If compressing data on writes uses less memory, then read cycles must return more data than absolutely necessary. When Ziptilion receives a processor request (or more likely, a cache line request) to read 64 bytes from external memory, it doesn’t yet know how much space that data actually occupies, so it fulfills the entire 64-byte request. In all likelihood, the data occupies only about 32 bytes of RAM, so the additional 32 bytes is superfluous. Rather than discard the excess data, however, Ziptilion keeps it in a local buffer on the assumption that it will be requested next. In effect, it’s a read-ahead buffer or a very simple last-level cache. If the surplus data isn’t needed, no harm done. But if it is, Ziptilion saves an entire memory transaction.

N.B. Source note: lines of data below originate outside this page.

template <bool TALLY, bool VERIFY>
__device__ __forceinline__ unsigned probe_block(const DevIndex& ix, const uint64_t* __restrict__ queries, uint64_t n, int L,
                                                uint64_t* __restrict__ counts, const Nt2Survivors& sv,
                                                unsigned long long* __restrict__ tally) {
  __shared__ unsigned int s_count;
  constexpr int VQ = 192;
  __shared__ uint64_t s_vw[VERIFY ? 4 : 1][VQ];
  __shared__ uint32_t s_vsp[VERIFY ? 4 : 1][VQ];
  __shared__ uint32_t s_vq[VERIFY ? 4 : 1][VQ];
  __shared__ uint8_t s_vn[VERIFY ? 4 : 1][VQ];
  if (threadIdx.x == 0) s_count = 0;
  if (blockIdx.x == 0 && threadIdx.x == 0 && sv.lf_count) *sv.lf_count = 0;
  __syncthreads();
  const int lane = threadIdx.x & 63, wv_id = threadIdx.x >> 6;
  const SeedEntry* __restrict__ seed = ix.seed;
  const int k = ix.seed_k, i0 = L - k, kshift = 2 * (L - k);
  const uint64_t kmask = (1ull << (2 * k)) - 1;
  const uint64_t stride = (uint64_t)gridDim.x * blockDim.x;
  const uint64_t lane_lt = (1ull << lane) - 1;
  const uint64_t region = (uint64_t)blockIdx.x * sv.cap;
  const bool pos = VERIFY && ix.seed_pos;
  const int cx = (int)ix.ctx_extra, clen = SEED_CTX_LEN + cx;
  const bool verify = VERIFY && (i0 >= 3 || (pos && i0 >= 1));
  const bool lcx = VERIFY && ix.lcx_key != nullptr && i0 >= 1;
  int vcount = 0;
  uint32_t t_vsa = 0, t_vtxt = 0, t_lcx = 0;
  auto drain = [&](int base, int cnt) {
    uint64_t w[2];
    uint32_t q[2], sp[2], nc[2], vp[2];
    bool on[2];
#pragma unroll
    for (int h = 0; h < 2; h++) {
      const int s = base + lane + 64 * h;
      on[h] = lane + 64 * h < cnt;
      w[h] = on[h] ? s_vw[VERIFY ? wv_id : 0][s] : 0;
      q[h] = on[h] ? s_vq[VERIFY ? wv_id : 0][s] : 0;
      sp[h] = on[h] ? s_vsp[VERIFY ? wv_id : 0][s] : 0;
      nc[h] = on[h] ? s_vn[VERIFY ? wv_id : 0][s] : 0;
      vp[h] = sp[h];
      if (on[h] && !(nc[h] & 0x80u) && !(pos && nc[h] == 1u)) { vp[h] = ix.dense_sa[sp[h]]; if (TALLY) t_vsa++; }
    }
#pragma unroll
    for (int h = 0; h < 2; h++) {
      if (!on[h]) continue;
      uint64_t value = 0;
      if (nc[h] & 0x80u) {
        const uint64_t want = (w[h] & ((1ull << (2 * i0)) - 1)) << (64 - 2 * i0);
        const uint32_t rows = nc[h] & 0x7Fu;
        const uint64_t* __restrict__ kp = ix.lcx_key + sp[h];
        const uint64_t k0 = kp[0], k1 = kp[1], k2 = rows > 2u ? kp[2] : ~want, k3 = rows > 3u ? kp[3] : ~want;
        const int sh = 64 - 2 * i0;
        value = (((k0 ^ want) >> sh) == 0) + (((k1 ^ want) >> sh) == 0) + (((k2 ^ want) >> sh) == 0) + (((k3 ^ want) >> sh) == 0);
        if (TALLY) t_lcx++;
        counts[q[h]] = value;
        continue;
      }
      for (uint32_t c = 0; c < nc[h]; c++) {
        const uint32_t p = c ? ix.dense_sa[sp[h] + c] : vp[h];
        if (TALLY && c) t_vsa++;
        if (p >= (uint32_t)i0) {
          if (TALLY) t_vtxt++;
          value += verify_part(ix.text4, (uint64_t)p - (uint64_t)i0, i0, 0, 0, w[h]) ? 0ull : 1ull;
        }
      }
      counts[q[h]] = value;
    }
  };
  constexpr int NQ = 4;
  for (uint64_t wbase = (uint64_t)blockIdx.x * blockDim.x + (threadIdx.x & ~63u); wbase < n; wbase += NQ * stride) {
    uint64_t qv[NQ], wv[NQ];
    SeedEntry ev[NQ];
#pragma unroll
    for (int h = 0; h < NQ; h++) {
      qv[h] = wbase + lane + (uint64_t)h * stride;
      wv[h] = qv[h] < n ? queries[qv[h]] : 0;
    }
#pragma unroll
    for (int h = 0; h < NQ; h++) {
      ev[h] = SeedEntry{1u, 0u};
      if (qv[h] < n) ev[h] = seed_probe(seed + ((wv[h] >> kshift) & kmask));
    }
#pragma unroll
    for (int h = 0; h < NQ; h++) {
      const bool valid = qv[h] < n;
      const uint64_t q = qv[h], w = wv[h];
      const SeedEntry e = ev[h];
      const uint32_t cnt = seed_cnt(e);
      bool survivor = false, queued = false, lcx_q = false;
      uint64_t value = 0;
      if (valid) {
        if (cnt == SEED_CNT_SAT) survivor = true;
        else if (cnt == 0u) value = 0;
        else if (i0 == 0) value = cnt;
        else if (cnt == 1u && pos && seed_has_ctx(e) && i0 <= clen) {
          value = (w & ((1ull << (2 * i0)) - 1)) == (seed_full_ctx(e, cx) >> (2 * (clen - i0))) ? 1ull : 0ull;
        } else if (cnt == 1u && pos && seed_has_ctx(e)) {
          queued = ((w >> (2 * (i0 - clen))) & ((1ull << (2 * clen)) - 1)) == seed_full_ctx(e, cx);
        } else if (cnt == 1u) {
          const uint32_t nc = (uint32_t)(w >> (2 * (i0 - 1))) & 3u;
          survivor = seed_sym(e) == (int)(nc == 3u ? 5u : nc + 1u);
          if (verify && survivor) { queued = true; survivor = false; }
        } else if (lcx && !(e.cnt & (SEED_LCX_NONE | SEED_LCX_TAIL)) && cnt <= (uint32_t)LCX_LANE_ROWS) {
          queued = true;
          lcx_q = true;
        } else if (lcx && !(e.cnt & SEED_LCX_NONE)) {
          survivor = true;
        } else if (verify && cnt <= (uint32_t)VMULTI && (int)(3u * cnt) <= i0 + 2) {
          queued = true;
        } else survivor = true;
        if (!queued) counts[q] = value;
      }
      if (VERIFY) {
        const uint64_t qm = __ballot(queued);
        if (qm) {
          if (queued) {
            const int s = vcount + (int)__popcll(qm & lane_lt);
            s_vw[wv_id][s] = w;
            s_vsp[wv_id][s] = cnt == 1u && pos ? seed_position(e, cx) : e.sp;
            s_vq[wv_id][s] = (uint32_t)q;
            s_vn[wv_id][s] = (uint8_t)(cnt | (lcx_q ? 0x80u : 0u));
          }
          vcount += (int)__popcll(qm);
          __builtin_amdgcn_wave_barrier();
          if (vcount >= 128) {
            vcount -= 128;
            drain(vcount, 128);
            __builtin_amdgcn_wave_barrier();
          }
        }
      }
      const uint64_t sm = __ballot(survivor);
      if (sm) {
        unsigned int slot0 = 0;
        if (lane == 0) slot0 = atomicAdd(&s_count, (unsigned int)__popcll(sm));
        slot0 = __shfl(slot0, 0, 64);
        if (survivor) {
          const uint64_t s = region + slot0 + (uint64_t)__popcll(sm & lane_lt);
          sv.w[s] = w;
          sv.range[s] = (uint64_t)e.sp | ((uint64_t)(cnt | (e.cnt & (SEED_LCX_NONE | SEED_LCX_TAIL))) << 32);
          sv.q[s] = (uint32_t)q;
        }
      }
    }
  }
  if (VERIFY && vcount > 0) drain(0, vcount);
  if (TALLY) {
    if (blockIdx.x == 0 && threadIdx.x == 0) atomicAdd(&tally[0], (unsigned long long)n);
    if (VERIFY && (t_vsa | t_vtxt | t_lcx)) {
      atomicAdd(&tally[3], (unsigned long long)t_vsa);
      atomicAdd(&tally[4], (unsigned long long)t_vtxt);
      atomicAdd(&tally[6], (unsigned long long)t_lcx);
    }
  }
  __syncthreads();
  return s_count;
}

template <bool TALLY, bool VERIFY>
__global__ __launch_bounds__(256) void count_nt2_probe_kernel(DevIndex ix, const uint64_t* __restrict__ queries, uint64_t n, int L,
                                                              uint64_t* __restrict__ counts, Nt2Survivors sv,
                                                              unsigned long long* __restrict__ tally) {
  const unsigned ns = probe_block<TALLY, VERIFY>(ix, queries, n, L, counts, sv, tally);
  if (threadIdx.x == 0) sv.count[blockIdx.x] = ns;
}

ZPT offers an optional encryption module to go with Ziptilion, which many customers requested. Encryption happens after compression, partly because there’s less data to encrypt that way, and partly because encrypted data tends to be stochastic and therefore incompressible. Doing it the other way wouldn’t be very effective.

Although Ziptilion’s operation is virtually transparent to both hardware and software, there is one scenario where it may complicate life, and that’s during debugging. The actual physical memory addresses that Ziptilion uses don’t correspond to what the processor(s) think they’re using. In effect, it adds a level of MMU address translation above and beyond whatever the processor might be doing, but that’s hidden from it. That might confuse third-party debuggers or systems that use shared memory.

But even that’s not insurmountable. Ziptilion maintains its own MMU translation table in external memory, and when the device is in debug mode that table is not compressed or encrypted in any way, so debug tools can examine or interrogate it to see what goes where.

Ziptilion’s size, speed, and cost depend on a lot of factors, of course, but CEO Moreau says that 1.5 million gates is a good baseline number to plan for. Encryption adds more to that, the size of the prefetch buffer is configurable, and multicore implementations are more complex. Licensing terms are typical for semiconductor IP, with an upfront fee plus royalties.

Moreau points out that memory performance used to be an engineer’s biggest concern. Now it’s performance-per-watt, both at the low end (battery-powered mobile devices) and the high end (datacenter servers). Saving power by saving memory is an excellent tradeoff for these designs. The cost savings and optional encryption are bonuses. Unlike the stuff advertised on late-night TV, Ziptilion might be the memory supplement that actually works.